**Work item**.
Across the entries that follow, tally every line holding the word "atoi" and reply with the count alone.

**Records for the exercise**.
# kwea123/nerf_pl

Hardware: NVIDIA H100
Metric: ray-samples/sec (coarse+fine) (higher is better)
Workload: dtype f16 (fp32 accumulate, fp32 encoding/compositing)

## Files before the change

include/nerf_pl_b200.h:

```cpp
#ifndef NERF_PL_B200_H_
#define NERF_PL_B200_H_

#include <stddef.h>
#include <stdint.h>

#ifdef __cplusplus
extern "C" {
#endif

#define NERFB200_ABI_VERSION 3

#define NERFB200_EINVAL (-1)
#define NERFB200_EUNSUPPORTED (-2)
#define NERFB200_EDEVICE (-3)

int nerfb200_abi_version(void);
const char* nerfb200_last_error(void);

size_t nerfb200_packed_bytes(void);
int nerfb200_pack_weights(const float* const params[24], void* packed, void* stream);
int nerfb200_pack_weights_pair(const float* const params_a[24], void* packed_a, const float* const params_b[24],
                               void* packed_b, void* stream);

typedef struct nerfb200_render_args {
// ... 68 lines not shown
int nerfb200_nerf_forward_train(const float* x, int64_t n, int64_t x_stride, const void* packed, void* ws, float* out,
                                void* stream);
int nerfb200_nerf_backward(const float* g_out, int64_t n, const void* packed, const float* const params[24], void* ws,
                           float* const grads[24], void* stream);

int nerfb200_query_sigma(const float* xyz, int64_t n, int64_t xyz_stride, const void* packed, float* sigma,
                         void* stream);

int nerfb200_mse_psnr(const float* rgb_coarse, const float* rgb_fine, const float* target, int64_t n_rays,
                      float* out4, void* stream);

int nerfb200_embed(const float* x, int64_t n, int32_t n_freqs, float* out, void* stream);

int nerfb200_searchsorted(const float* a, const float* v, int64_t* out, int64_t nrow_a,
                          int64_t nrow_v, int32_t ncol_a, int32_t ncol_v, int32_t side_right,
                          void* stream);

int nerfb200_sample_pdf(const float* bins, const float* weights, const float* u, int64_t n_rays,
                        int32_t n_weights, int32_t n_u, float* out, void* stream);

int nerfb200_composite(const float* sigmas, const float* rgbs, const float* z_vals,
                       const float* dirs, const float* noise, float noise_std, int32_t white_back,
                       int64_t n_rays, int32_t n_samples, float* weights, float* rgb, float* depth,
                       float* opacity, void* stream);

int nerfb200_generate_rays(int32_t H, int32_t W, float focal, const float c2w_host[12], float near, float far,
                           int32_t ndc, float* rays, void* stream);

int nerfb200_to_uint8(const float* src, int64_t n, uint8_t* dst, void* stream);

int64_t nerfb200_launch_count(void);
int nerfb200_check_status(void);
int nerfb200_sm_count(void);

#ifdef __cplusplus
}
#endif
#endif
```

nerf_pl_b200/_lib.py:

```python
from __future__ import annotations

import ctypes
import os
import subprocess
import threading
from ctypes import POINTER, c_char_p, c_float, c_int32, c_int64, c_size_t, c_void_p

_HERE = os.path.dirname(os.path.abspath(__file__))
CSRC = os.path.join(_HERE, "csrc")
LIB_PATH = os.path.join(_HERE, "libnerf_pl_b200.so")
if os.environ.get("NERFB200_LIB"):
    LIB_PATH = os.path.abspath(os.environ["NERFB200_LIB"])
SOURCES = ["capi.cu"]
HEADERS = ["ptx.cuh", "layout.h", "mlp_engine.cuh", "render_kernel.cuh", "aux_kernels.cuh", "bwd_kernels.cuh"]
NVCC_FLAGS = [
    "-gencode", "arch=compute_90a,code=sm_90a",
    "-O3", "-lineinfo", "-std=c++17",
    "--shared", "-Xcompiler", "-fPIC",
    "-diag-suppress", "550",
]

EXPORTS = [
    "nerfb200_abi_version",
    "nerfb200_last_error",
    "nerfb200_packed_bytes",
    "nerfb200_pack_weights",
    "nerfb200_pack_weights_pair",
    "nerfb200_render_rays",
    "nerfb200_render_rays_host",
    "nerfb200_nerf_forward",
    "nerfb200_nerf_train_workspace_bytes",
    "nerfb200_nerf_train_workspace_init",
    "nerfb200_nerf_forward_train",
    "nerfb200_nerf_backward",
    "nerfb200_embed",
    "nerfb200_searchsorted",
    "nerfb200_sample_pdf",
    "nerfb200_composite",
    "nerfb200_query_sigma",
    "nerfb200_mse_psnr",
    "nerfb200_train_workspace_bytes",
    "nerfb200_train_workspace_init",
    "nerfb200_render_backward",
    "nerfb200_adam_step",
    "nerfb200_generate_rays",
    "nerfb200_to_uint8",
    "nerfb200_launch_count",
    "nerfb200_check_status",
    "nerfb200_sm_count",
]

class RenderArgs(ctypes.Structure):

    _fields_ = [
        ("rays", c_void_p),
        ("n_rays", c_int64),
        ("ray_stride", c_int64),
        ("packed_coarse", c_void_p),
        ("packed_fine", c_void_p),
        ("n_samples", c_int32),
        ("n_importance", c_int32),
        ("use_disp", c_int32),
        ("perturb", c_float),
        ("noise_std", c_float),
        ("white_back", c_int32),
        ("test_time", c_int32),
        ("perturb_rand", c_void_p),
        ("noise_coarse", c_void_p),
        ("u_rand", c_void_p),
        ("noise_fine", c_void_p),
        ("rgb_coarse", c_void_p),
        ("depth_coarse", c_void_p),
        ("opacity_coarse", c_void_p),
        ("rgb_fine", c_void_p),
        ("depth_fine", c_void_p),
        ("opacity_fine", c_void_p),
        ("z_fine", c_void_p),
        ("weights_coarse", c_void_p),
        ("weights_fine", c_void_p),
        ("status", c_void_p),
        ("max_ctas", c_int32),
        ("z_coarse", c_void_p),
# ... 76 lines not shown
    lib.nerfb200_composite.argtypes = [c_void_p, c_void_p, c_void_p, c_void_p, c_void_p, c_float,
                                       c_int32, c_int64, c_int32, c_void_p, c_void_p, c_void_p,
                                       c_void_p, c_void_p]
    lib.nerfb200_query_sigma.argtypes = [c_void_p, c_int64, c_int64, c_void_p, c_void_p, c_void_p]
    lib.nerfb200_query_sigma.restype = c_int32
    lib.nerfb200_nerf_train_workspace_bytes.argtypes = [c_int64]
    lib.nerfb200_nerf_train_workspace_bytes.restype = c_size_t
    lib.nerfb200_nerf_train_workspace_init.argtypes = [c_void_p, c_size_t, c_int64, c_void_p]
    lib.nerfb200_nerf_train_workspace_init.restype = c_int32
    lib.nerfb200_nerf_forward_train.argtypes = [c_void_p, c_int64, c_int64, c_void_p, c_void_p, c_void_p, c_void_p]
    lib.nerfb200_nerf_forward_train.restype = c_int32
    lib.nerfb200_nerf_backward.argtypes = [c_void_p, c_int64, c_void_p, POINTER(c_void_p), c_void_p, POINTER(c_void_p),
                                           c_void_p]
    lib.nerfb200_nerf_backward.restype = c_int32
    lib.nerfb200_train_workspace_bytes.argtypes = [c_int64, c_int32, c_int32]
    lib.nerfb200_train_workspace_bytes.restype = c_size_t
    lib.nerfb200_train_workspace_init.argtypes = [c_void_p, c_size_t, c_int64, c_int32, c_int32, c_void_p]
    lib.nerfb200_train_workspace_init.restype = c_int32
    lib.nerfb200_render_backward.argtypes = [POINTER(BackwardArgs), c_void_p]
    lib.nerfb200_render_backward.restype = c_int32
    lib.nerfb200_adam_step.argtypes = [c_int32, POINTER(c_void_p), POINTER(c_void_p), POINTER(c_void_p), POINTER(c_void_p),
                                       POINTER(c_int64), c_float, c_float, c_float, c_float, c_float, c_int64, c_void_p]
    lib.nerfb200_adam_step.restype = c_int32
    lib.nerfb200_mse_psnr.argtypes = [c_void_p, c_void_p, c_void_p, c_int64, c_void_p, c_void_p]
    lib.nerfb200_mse_psnr.restype = c_int32
    lib.nerfb200_generate_rays.argtypes = [c_int32, c_int32, c_float, POINTER(c_float), c_float, c_float, c_int32,
                                           c_void_p, c_void_p]
    lib.nerfb200_generate_rays.restype = c_int32
    lib.nerfb200_to_uint8.argtypes = [c_void_p, c_int64, c_void_p, c_void_p]
    lib.nerfb200_to_uint8.restype = c_int32
    lib.nerfb200_check_status.restype = c_int32
    lib.nerfb200_launch_count.restype = c_int64
    lib.nerfb200_sm_count.restype = c_int32
    for name in ("nerfb200_pack_weights", "nerfb200_pack_weights_pair", "nerfb200_render_rays", "nerfb200_render_rays_host",
                 "nerfb200_nerf_forward", "nerfb200_embed", "nerfb200_searchsorted",
                 "nerfb200_sample_pdf", "nerfb200_composite"):
        getattr(lib, name).restype = c_int32


def load() -> ctypes.CDLL:
    global _lib
    with _lock:
        if _lib is None:
            if not os.path.exists(LIB_PATH):
                raise RuntimeError(
                    f"{LIB_PATH} is missing: run `python -c 'import __graft_entry__ as g; g.build()'` "
                    "(nerf_pl_b200 has no CPU fallback)")
            lib = ctypes.CDLL(LIB_PATH)
            _declare(lib)
            if lib.nerfb200_abi_version() != 3:
                raise RuntimeError("libnerf_pl_b200.so ABI version mismatch")
            _lib = lib
    return _lib


class NerfB200Error(RuntimeError):
    pass


def check(rc: int, what: str) -> None:
    if rc == 0:
        return
    msg = load().nerfb200_last_error().decode("utf-8", "replace")
    if rc in (-1, -2):
        raise ValueError(f"{what}: {msg}")
    raise NerfB200Error(f"{what}: {msg} (code {rc})")
# ... 1 lines not shown
```

nerf_pl_b200/csrc/capi.cu:

```cuda
#include <atomic>
#include <cstdio>
#include <cstdlib>
#include <cmath>
#include <cstring>
#include <mutex>
#include <vector>

#include "../../include/nerf_pl_b200.h"
#include "aux_kernels.cuh"
#include "bwd_kernels.cuh"

using namespace nerfb200;

namespace {

thread_local char g_err[512] = "";
std::atomic<long long> g_launches{0};

int fail(int code, const char* fmt, const char* detail = "") {
  std::snprintf(g_err, sizeof(g_err), fmt, detail);
  return code;
}
int cuda_fail(cudaError_t e, const char* where) {
  std::snprintf(g_err, sizeof(g_err), "%s: %s (%s)", where, cudaGetErrorString(e), cudaGetErrorName(e));
  return static_cast<int>(e);
}
#define CUDA_TRY(expr, where)                          \
  do {                                                 \
    cudaError_t e_ = (expr);                           \
    if (e_ != cudaSuccess) return cuda_fail(e_, where); \
  } while (0)

struct DeviceInfo {
  int sm_count = 0;
  int cc_major = 0, cc_minor = 0;
  bool attrs_set = false;
  int* status = nullptr;
  volatile int* status_host = nullptr;
  long long* timeline = nullptr;
};

struct EnvSwitches {
  unsigned flags = 0;
  int max_ctas = 0;
  int wg_plan = 1;
  int wg_copy = 32768;
  unsigned wg_exp = 0;
  int no_zero_copy = 0;
  EnvSwitches() {
    if (const char* v = std::getenv("NERFB200_NO_ZERO_COPY")) no_zero_copy = std::atoi(v);
    if (const char* v = std::getenv("NERFB200_WG_EXP")) wg_exp = static_cast<unsigned>(std::atoi(v));
    if (const char* v = std::getenv("NERFB200_WG_PLAN")) wg_plan = std::atoi(v);
    if (const char* v = std::getenv("NERFB200_WG_COPY")) wg_copy = std::atoi(v);
    if (const char* f = std::getenv("NERFB200_FLAGS")) flags = static_cast<unsigned>(std::strtoul(f, nullptr, 0));
    if (const char* mc = std::getenv("NERFB200_MAX_CTAS")) max_ctas = std::atoi(mc);
  }
};
const EnvSwitches& env_switches() {
  static const EnvSwitches e;
  return e;
}
std::mutex g_mu;
DeviceInfo g_dev[64];
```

**Result for this task**.
5